There are certain factors to be considered while evaluating CDN of choice for your website/content:
- Geography: What are the geographies you want to serve for your current and future user base. Does the CDN provider has servers in all those geographies to serve all of your user needs? If not what are the plans in near future.
- Cost or performance: Motives of implementing CDN can be either increasing the performance or reducing cost of existing bandwidth. While both objectives tend to align in this case, there might cases where you have to weigh one over other. In terms of cost, you might want to look at various options like buying a fixed quota for a fixed price for certain duration, or a purely month to month subscription for CDN as a service.

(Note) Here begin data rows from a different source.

# multiplefish/VPLines-SLAM

Hardware: AMD Instinct MI355X
Metric: sliding-window BA solves/sec (10 KF, 200 pts + 80 lines, 5 iters) (higher is better)
Workload: dtype f64

## Files before the change

### vplines-slam_amd/csrc/ba_common.h

```cpp
#pragma once
#include <hip/hip_runtime.h>
#include "ba_types.h"
#include "vpl_math.h"

namespace vpl {

#ifdef VPL_STAMPS
#define VPL_STAMP(B, w, i) do { if (threadIdx.x == 0) (B).dbg[(size_t)(w) * 64 + (i)] = (long long)__builtin_readcyclecounter(); } while (0)
#else
#define VPL_STAMP(B, w, i) do {} while (0)
#endif

__device__ __forceinline__ void count_active(const DevBatch& B, int k) {
  if (B.act && threadIdx.x == 0 && B.launch < ACT_SLOTS) atomicAdd(&B.act[4 * B.launch + k], 1);
}

__device__ __forceinline__ int ordered_window(const DevBatch& B) {
  const int w = B.ord_it == 0 ? (int)blockIdx.x : B.order[(size_t)(B.ord_it & 1) * B.nW + blockIdx.x];
  return __builtin_amdgcn_readfirstlane(w);
}

__device__ __forceinline__ double wave_sum(double v) {
#pragma unroll
  for (int o = 32; o > 0; o >>= 1) v += __shfl_xor(v, o, 64);
// ... 129 lines not shown
  diag_tile_step<8>(d, m, r4, cc, ncol, pivc, bad);  diag_tile_step<9>(d, m, r4, cc, ncol, pivc, bad);
  diag_tile_step<10>(d, m, r4, cc, ncol, pivc, bad); diag_tile_step<11>(d, m, r4, cc, ncol, pivc, bad);
  diag_tile_step<12>(d, m, r4, cc, ncol, pivc, bad); diag_tile_step<13>(d, m, r4, cc, ncol, pivc, bad);
  diag_tile_step<14>(d, m, r4, cc, ncol, pivc, bad); diag_tile_step<15>(d, m, r4, cc, ncol, pivc, bad);
}


__device__ __forceinline__ bool wave_chol16(double* A, int n, int ld, double* Xinv, int lane) {
  const int r4 = lane >> 4, cc = lane & 15;
  double d[4], m[4];
#pragma unroll
  for (int v = 0; v < 4; ++v) {
    const int r = r4 + 4 * v;
    d[v] = (r < n && cc < n) ? A[r * ld + cc] : (r == cc ? 1.0 : 0.0);
    m[v] = r == cc ? 1.0 : 0.0;
  }
  double pivc = 1.0;
  bool bad = false;
  diag_tile_factor(d, m, r4, cc, 16, pivc, bad);
  if (bad) return false;
  const double sq = sqrt(pivc), isq = 1.0 / sq;
#pragma unroll
  for (int v = 0; v < 4; ++v) {
    const int r = r4 + 4 * v;
    const double ir = __shfl(isq, r, 64);
    if (r < n && cc < n) {
      A[r * ld + cc] = r > cc ? d[v] / sq : (r == cc ? sq : 0.0);
      if (Xinv) Xinv[r * ld + cc] = r >= cc ? m[v] * ir : 0.0;
    }
  }
  return true;
}

}
```

### vplines-slam_amd/csrc/ba_ctx.h

```cpp
#pragma once
#include <functional>
#include <map>
#include <string>

#include "vplines_ba.h"
#include "ba_types.h"
#include "ba_stage.h"

struct vpl_ctx {
  int device = 0;
  hipStream_t stream = nullptr;
  DevBatch B;
  std::vector<void*> allocs;
  std::vector<size_t> alloc_bytes;
  bool guards = false;
  std::string err;
  int maxW = 0, maxP = 0, maxPO = 0, maxL = 0, maxLO = 0;
  int nW = 0;
  vpl_ba_options opt;
  bool upload_open = false;
  std::vector<int> h_nP, h_nL;
  std::vector<std::vector<int>> h_lmap;
  std::vector<int> h_mg_m;
  std::vector<int> h_mg_n;
  std::vector<int> h_mg_nb;
  std::vector<int> h_passthrough;
  std::vector<vpl_prior> h_pass_priors;
  bool any_second_new = false;
  int maxPriorN = 0;
  bool prior_resident = false;
  int prior_resident_nW = 0;
  std::vector<int> layout_key;
  bool layout_valid = false;
  bool force_general = false;
  bool schur_mostly_wide = false;
  bool schur_never_wide = false;
  bool schur_wide_all = false;
  bool step_fused = true;
  size_t marg_smem = 0;
  int marg_nmax = 0;
  bool marg_small = false;
  int prior_rule = VPL_PRIOR_PIVOTED_CHOLESKY;
  hipGraphExec_t graph_exec = nullptr;
  bool use_graph = true;
  bool timing = false;
  std::map<std::string, std::pair<double, int>> ktimes;
  std::vector<std::pair<const char*, double>> ltimes;
  int* d_act = nullptr;
  std::vector<std::string> kname_store;
  bool leg_timing = false;
  hipEvent_t leg_ev[6] = {nullptr, nullptr, nullptr, nullptr, nullptr, nullptr};
  double odo_ms[3] = {0, 0, 0};
  std::function<int()> pending;
  Stage stage;
  size_t last_upload_bytes = 0;
  struct vpl_odo* odo = nullptr;
};

static void drop_graph(vpl_ctx* c) {
  if (c->graph_exec) { (void)hipGraphExecDestroy(c->graph_exec); c->graph_exec = nullptr; }
}

static int settle(vpl_ctx* c) {
  if (!c || !c->pending) return VPL_OK;
  std::function<int()> fin;
  fin.swap(c->pending);
  return fin();
}
static int finish_or_defer(vpl_ctx* c, bool async, std::function<int()> fin) {
  if (!async) return fin();
// ... 34 lines not shown
```

### vplines-slam_amd/csrc/ba_lin.h

```cpp
#pragma once
#include "ba_common.h"

namespace vpl {

typedef double v4d_lin __attribute__((ext_vector_type(4)));
constexpr int LIN_THREADS = 512;
constexpr int STG_LD = 17;
constexpr int LIN_STAGE = 8 * 32 * STG_LD;
constexpr int PRE_LDS = 62;
constexpr int LIN_HW = 720;
constexpr int PREP_NMAX = 112;
__host__ __device__ constexpr int lin_stage_doubles(int maxL) {
  const int ln = 8 * LIN_HW + 38 * maxL;
  const int pt = LIN_STAGE + 78 * 36 + NV;
  const int m = ln > pt ? ln : pt;
  return m > 4650 + 3570 ? m : 4650 + 3570;
}
constexpr int PREP_THREADS = 640;
inline size_t prep_smem(int max_prior_n) {
  const int ns = max_prior_n < PREP_NMAX ? max_prior_n : PREP_NMAX;
  return (size_t)((PREP_THREADS / 64) * 675 + ns * ns) * sizeof(double);
}
constexpr size_t PREP_SMEM = (size_t)((PREP_THREADS / 64) * 675 + PREP_NMAX * PREP_NMAX) * sizeof(double);
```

- Replication: What your applications needs for replication and is that satisfied with given service provider within your budget?
Benefits of CDN
End users are the biggest beneficiaries : page load times are faster, loading of big files like media content is without “jitter”! By making multiple copies of data at different data centers and distributing across world prevents single point of failure, while backing up your data in process. Even if one of the servers goes down for some reason, the traffic can be routed to other nearby servers without affecting end users. One of important but easily not identified benefits of using CDN is conservation of bandwidth. By redirecting the requests to servers closer to user, the traffic on source server reduces which is significant reduction in traffic and bandwidth costs overall.
Akamai is one of biggest and oldest CDN providers. Amazon has a CDN offering- Amazon CloudFront and Rackspace offers Cloud files and uses Akamai’s services. For starters some CDN providers offer free service to certain limit of data like CloudFlare or Incapsula. Telecom providers too have entered this space, like AT&T in US or Bharti Airtel in India. One of advantages of telecom players is they already have the last mile connectivity and infrastructure investments in place.
In essence, Content delivery networks are based on End-to-End principle. One hand they improve experience for end users, on the other end they provide high availability and fail-over mechanism. Do keep CDN in mind when you architect your next gen media centric website for your global audience!